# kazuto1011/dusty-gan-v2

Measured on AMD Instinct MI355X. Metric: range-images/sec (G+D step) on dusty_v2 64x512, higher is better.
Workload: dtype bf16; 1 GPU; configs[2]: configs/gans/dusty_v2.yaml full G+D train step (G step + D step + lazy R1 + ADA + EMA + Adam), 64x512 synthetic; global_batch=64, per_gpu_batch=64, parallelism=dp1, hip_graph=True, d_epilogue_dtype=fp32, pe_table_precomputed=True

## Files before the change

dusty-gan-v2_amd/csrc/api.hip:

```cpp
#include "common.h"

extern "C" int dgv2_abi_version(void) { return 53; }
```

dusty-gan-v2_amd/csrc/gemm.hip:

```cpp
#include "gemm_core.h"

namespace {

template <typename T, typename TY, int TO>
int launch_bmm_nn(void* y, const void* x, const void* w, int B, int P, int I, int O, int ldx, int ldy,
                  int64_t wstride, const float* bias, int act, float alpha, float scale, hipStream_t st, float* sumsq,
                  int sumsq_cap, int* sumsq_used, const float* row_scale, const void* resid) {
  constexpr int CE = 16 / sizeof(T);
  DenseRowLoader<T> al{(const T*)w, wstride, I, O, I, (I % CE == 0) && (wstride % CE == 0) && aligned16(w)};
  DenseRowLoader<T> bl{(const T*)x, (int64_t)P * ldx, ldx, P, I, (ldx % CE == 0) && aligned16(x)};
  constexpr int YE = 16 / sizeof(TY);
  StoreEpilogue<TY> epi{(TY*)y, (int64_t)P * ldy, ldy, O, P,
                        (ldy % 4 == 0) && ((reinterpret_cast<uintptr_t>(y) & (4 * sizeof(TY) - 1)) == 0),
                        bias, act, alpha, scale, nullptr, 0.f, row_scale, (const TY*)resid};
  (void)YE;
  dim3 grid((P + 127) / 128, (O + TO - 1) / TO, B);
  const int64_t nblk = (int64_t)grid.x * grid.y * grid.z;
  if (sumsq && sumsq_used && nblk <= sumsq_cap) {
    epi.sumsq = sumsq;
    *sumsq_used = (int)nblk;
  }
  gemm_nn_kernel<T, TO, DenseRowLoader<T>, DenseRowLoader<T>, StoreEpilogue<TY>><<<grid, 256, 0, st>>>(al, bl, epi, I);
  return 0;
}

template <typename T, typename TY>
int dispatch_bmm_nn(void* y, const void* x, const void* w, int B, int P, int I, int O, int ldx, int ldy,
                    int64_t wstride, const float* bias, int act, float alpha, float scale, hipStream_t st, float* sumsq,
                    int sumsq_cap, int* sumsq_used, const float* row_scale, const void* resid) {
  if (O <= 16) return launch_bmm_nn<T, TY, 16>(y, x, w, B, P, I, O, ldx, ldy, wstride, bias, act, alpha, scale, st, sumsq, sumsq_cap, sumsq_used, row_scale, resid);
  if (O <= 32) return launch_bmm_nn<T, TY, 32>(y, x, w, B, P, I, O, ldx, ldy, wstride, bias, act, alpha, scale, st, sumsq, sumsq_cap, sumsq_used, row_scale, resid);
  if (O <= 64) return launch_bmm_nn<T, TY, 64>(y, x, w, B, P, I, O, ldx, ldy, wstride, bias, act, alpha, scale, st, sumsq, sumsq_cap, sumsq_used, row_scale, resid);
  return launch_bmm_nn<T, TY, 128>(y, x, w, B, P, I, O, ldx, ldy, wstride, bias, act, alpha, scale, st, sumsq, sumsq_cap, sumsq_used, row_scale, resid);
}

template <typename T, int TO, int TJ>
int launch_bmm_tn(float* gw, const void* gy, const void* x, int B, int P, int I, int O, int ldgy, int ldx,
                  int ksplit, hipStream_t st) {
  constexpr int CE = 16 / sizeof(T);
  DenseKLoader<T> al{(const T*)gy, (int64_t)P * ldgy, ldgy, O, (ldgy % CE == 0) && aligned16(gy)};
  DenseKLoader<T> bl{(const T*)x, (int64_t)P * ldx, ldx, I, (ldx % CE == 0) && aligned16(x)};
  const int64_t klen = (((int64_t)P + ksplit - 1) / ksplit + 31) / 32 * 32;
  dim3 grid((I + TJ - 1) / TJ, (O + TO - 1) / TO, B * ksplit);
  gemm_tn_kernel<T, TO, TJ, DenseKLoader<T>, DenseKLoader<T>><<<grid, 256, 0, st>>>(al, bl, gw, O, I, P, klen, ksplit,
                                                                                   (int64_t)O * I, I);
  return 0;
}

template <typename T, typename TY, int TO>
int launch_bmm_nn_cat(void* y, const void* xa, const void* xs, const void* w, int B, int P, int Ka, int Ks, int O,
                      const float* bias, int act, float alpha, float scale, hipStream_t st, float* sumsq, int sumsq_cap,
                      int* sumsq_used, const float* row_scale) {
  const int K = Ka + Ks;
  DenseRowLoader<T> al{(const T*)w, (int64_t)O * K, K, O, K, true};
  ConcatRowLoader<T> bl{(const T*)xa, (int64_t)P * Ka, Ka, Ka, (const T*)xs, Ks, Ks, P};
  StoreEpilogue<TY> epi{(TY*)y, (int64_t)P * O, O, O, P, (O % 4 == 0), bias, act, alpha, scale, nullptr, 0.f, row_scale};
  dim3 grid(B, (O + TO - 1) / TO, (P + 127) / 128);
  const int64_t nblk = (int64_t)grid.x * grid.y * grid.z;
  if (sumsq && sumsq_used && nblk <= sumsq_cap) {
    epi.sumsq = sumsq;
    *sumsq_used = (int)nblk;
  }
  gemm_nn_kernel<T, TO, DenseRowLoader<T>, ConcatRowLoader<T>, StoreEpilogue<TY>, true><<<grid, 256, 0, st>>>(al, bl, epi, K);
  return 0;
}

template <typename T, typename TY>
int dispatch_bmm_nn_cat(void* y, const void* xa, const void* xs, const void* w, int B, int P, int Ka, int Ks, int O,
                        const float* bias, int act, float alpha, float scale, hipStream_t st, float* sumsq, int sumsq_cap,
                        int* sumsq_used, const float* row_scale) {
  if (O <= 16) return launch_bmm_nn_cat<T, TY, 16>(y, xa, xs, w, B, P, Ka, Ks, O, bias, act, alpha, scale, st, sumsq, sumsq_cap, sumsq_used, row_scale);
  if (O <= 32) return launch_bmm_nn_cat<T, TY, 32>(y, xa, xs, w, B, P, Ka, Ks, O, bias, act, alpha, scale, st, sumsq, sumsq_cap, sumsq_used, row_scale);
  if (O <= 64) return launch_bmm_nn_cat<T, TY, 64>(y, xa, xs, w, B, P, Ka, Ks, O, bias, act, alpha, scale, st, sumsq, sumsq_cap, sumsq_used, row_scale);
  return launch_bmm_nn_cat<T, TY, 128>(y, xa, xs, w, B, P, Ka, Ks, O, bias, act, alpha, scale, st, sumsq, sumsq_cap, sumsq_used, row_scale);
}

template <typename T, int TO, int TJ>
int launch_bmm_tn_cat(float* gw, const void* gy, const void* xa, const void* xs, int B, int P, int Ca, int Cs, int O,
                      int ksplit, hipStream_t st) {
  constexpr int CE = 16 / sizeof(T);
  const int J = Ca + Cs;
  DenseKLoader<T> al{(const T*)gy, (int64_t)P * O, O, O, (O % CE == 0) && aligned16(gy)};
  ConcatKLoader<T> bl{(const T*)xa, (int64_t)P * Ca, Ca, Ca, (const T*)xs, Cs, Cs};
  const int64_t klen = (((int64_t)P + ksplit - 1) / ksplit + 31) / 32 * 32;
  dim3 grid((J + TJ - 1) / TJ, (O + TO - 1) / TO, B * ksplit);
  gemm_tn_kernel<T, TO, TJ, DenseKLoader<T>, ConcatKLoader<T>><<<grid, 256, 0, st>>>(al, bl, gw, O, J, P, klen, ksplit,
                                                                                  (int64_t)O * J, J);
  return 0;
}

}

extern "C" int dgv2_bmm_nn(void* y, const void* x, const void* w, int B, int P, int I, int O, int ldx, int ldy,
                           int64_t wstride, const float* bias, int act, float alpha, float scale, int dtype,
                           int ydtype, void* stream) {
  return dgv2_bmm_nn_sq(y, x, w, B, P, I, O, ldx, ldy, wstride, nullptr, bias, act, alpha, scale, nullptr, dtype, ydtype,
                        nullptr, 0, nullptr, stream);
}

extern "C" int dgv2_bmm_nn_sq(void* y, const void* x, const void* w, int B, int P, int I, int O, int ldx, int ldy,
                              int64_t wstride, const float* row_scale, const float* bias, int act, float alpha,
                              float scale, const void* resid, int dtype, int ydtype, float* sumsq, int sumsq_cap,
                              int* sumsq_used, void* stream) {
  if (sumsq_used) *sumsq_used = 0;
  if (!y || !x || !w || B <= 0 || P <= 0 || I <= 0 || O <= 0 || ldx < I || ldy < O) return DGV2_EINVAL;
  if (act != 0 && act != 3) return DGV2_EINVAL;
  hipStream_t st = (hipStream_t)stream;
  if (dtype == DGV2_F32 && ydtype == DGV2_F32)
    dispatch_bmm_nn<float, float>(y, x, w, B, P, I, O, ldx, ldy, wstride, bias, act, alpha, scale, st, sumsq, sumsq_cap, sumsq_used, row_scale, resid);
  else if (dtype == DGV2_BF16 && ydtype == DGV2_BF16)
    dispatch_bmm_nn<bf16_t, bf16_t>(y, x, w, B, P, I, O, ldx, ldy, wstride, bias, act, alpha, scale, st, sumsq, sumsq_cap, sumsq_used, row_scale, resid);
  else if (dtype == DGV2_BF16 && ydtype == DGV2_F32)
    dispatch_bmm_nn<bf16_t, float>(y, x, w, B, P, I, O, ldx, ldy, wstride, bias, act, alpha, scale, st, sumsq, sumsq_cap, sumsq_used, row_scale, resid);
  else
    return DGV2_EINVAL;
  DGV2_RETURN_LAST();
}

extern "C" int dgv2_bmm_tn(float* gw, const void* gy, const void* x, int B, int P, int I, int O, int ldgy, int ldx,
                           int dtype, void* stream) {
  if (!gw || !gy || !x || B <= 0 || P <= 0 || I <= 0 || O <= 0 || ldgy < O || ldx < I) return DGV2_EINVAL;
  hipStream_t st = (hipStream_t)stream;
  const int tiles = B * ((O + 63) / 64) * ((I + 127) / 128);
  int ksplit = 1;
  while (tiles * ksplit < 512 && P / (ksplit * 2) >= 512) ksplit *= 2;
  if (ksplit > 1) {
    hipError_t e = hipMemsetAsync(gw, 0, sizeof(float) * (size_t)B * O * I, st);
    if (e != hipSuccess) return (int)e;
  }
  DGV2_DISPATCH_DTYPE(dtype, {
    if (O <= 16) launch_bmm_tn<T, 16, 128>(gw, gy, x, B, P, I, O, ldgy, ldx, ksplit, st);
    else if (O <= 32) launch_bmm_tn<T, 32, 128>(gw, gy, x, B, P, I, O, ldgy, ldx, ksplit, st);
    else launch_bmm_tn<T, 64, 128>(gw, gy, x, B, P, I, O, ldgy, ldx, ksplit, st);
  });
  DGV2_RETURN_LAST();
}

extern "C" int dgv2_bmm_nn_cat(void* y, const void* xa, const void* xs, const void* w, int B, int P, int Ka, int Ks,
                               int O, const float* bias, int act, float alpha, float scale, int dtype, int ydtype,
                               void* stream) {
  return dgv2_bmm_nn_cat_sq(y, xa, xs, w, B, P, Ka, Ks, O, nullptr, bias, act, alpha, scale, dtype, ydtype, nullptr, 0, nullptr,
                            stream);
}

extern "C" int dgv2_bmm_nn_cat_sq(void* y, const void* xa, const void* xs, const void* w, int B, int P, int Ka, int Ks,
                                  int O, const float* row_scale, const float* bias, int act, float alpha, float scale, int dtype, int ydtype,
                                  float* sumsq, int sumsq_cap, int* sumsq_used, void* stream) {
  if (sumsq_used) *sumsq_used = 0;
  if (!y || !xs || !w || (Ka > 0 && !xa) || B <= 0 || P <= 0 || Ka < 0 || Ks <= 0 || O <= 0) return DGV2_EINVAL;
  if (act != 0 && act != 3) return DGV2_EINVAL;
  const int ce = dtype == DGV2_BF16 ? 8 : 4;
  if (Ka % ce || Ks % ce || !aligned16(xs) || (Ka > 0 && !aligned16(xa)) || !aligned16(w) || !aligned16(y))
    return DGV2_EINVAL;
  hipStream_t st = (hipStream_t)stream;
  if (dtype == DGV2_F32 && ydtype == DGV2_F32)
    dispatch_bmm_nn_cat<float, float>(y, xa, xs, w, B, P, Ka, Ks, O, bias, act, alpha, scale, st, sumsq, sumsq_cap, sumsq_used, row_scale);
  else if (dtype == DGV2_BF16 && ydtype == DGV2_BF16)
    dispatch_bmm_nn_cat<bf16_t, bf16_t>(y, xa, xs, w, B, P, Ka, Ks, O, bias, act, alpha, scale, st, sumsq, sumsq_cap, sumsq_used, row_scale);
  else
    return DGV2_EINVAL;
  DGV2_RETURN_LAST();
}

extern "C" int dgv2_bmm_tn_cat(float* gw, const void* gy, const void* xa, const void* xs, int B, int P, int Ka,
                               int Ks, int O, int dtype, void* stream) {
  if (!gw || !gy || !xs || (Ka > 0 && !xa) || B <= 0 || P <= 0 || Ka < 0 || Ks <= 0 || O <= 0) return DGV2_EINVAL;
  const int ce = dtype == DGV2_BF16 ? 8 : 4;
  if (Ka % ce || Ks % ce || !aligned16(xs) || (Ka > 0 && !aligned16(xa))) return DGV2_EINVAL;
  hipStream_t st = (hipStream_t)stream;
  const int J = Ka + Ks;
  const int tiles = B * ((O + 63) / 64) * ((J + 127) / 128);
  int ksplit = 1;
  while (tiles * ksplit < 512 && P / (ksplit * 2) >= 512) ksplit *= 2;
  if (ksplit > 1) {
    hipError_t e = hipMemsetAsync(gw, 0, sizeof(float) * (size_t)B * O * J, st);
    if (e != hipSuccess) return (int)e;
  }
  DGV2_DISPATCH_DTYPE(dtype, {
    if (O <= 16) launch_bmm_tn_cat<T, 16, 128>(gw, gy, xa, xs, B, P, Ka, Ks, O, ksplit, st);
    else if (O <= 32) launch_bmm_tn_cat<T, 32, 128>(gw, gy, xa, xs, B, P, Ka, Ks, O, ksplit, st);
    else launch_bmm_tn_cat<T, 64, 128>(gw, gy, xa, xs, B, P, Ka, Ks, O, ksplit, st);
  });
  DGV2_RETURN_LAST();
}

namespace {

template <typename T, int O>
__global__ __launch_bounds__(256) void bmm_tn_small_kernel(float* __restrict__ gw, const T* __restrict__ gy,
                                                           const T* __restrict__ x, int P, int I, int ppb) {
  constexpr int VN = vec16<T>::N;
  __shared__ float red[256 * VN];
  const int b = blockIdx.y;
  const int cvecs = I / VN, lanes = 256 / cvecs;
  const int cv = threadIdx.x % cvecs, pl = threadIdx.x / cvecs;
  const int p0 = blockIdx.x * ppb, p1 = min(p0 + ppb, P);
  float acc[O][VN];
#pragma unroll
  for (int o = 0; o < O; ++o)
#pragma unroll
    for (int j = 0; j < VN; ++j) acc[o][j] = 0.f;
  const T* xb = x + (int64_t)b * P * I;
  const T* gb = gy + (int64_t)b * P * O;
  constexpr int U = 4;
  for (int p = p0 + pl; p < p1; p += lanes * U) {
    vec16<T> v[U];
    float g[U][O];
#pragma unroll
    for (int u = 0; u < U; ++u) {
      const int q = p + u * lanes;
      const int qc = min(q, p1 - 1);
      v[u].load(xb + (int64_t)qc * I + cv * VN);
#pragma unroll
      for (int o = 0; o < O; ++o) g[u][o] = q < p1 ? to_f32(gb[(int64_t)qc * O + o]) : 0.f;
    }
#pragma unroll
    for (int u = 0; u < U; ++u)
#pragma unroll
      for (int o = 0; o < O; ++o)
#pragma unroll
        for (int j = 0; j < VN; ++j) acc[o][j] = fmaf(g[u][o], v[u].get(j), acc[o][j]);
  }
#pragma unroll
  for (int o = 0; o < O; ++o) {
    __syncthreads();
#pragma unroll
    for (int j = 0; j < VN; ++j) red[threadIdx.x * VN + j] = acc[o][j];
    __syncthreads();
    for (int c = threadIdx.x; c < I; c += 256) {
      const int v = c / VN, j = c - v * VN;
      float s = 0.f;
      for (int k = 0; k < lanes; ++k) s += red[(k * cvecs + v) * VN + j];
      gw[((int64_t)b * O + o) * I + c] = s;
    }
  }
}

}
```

______

Task to complete: Show each line of the material above where "threadIdx" occurs.

Solution to this problem:
  const int cv = threadIdx.x % cvecs, pl = threadIdx.x / cvecs;
    for (int j = 0; j < VN; ++j) red[threadIdx.x * VN + j] = acc[o][j];
    for (int c = threadIdx.x; c < I; c += 256) {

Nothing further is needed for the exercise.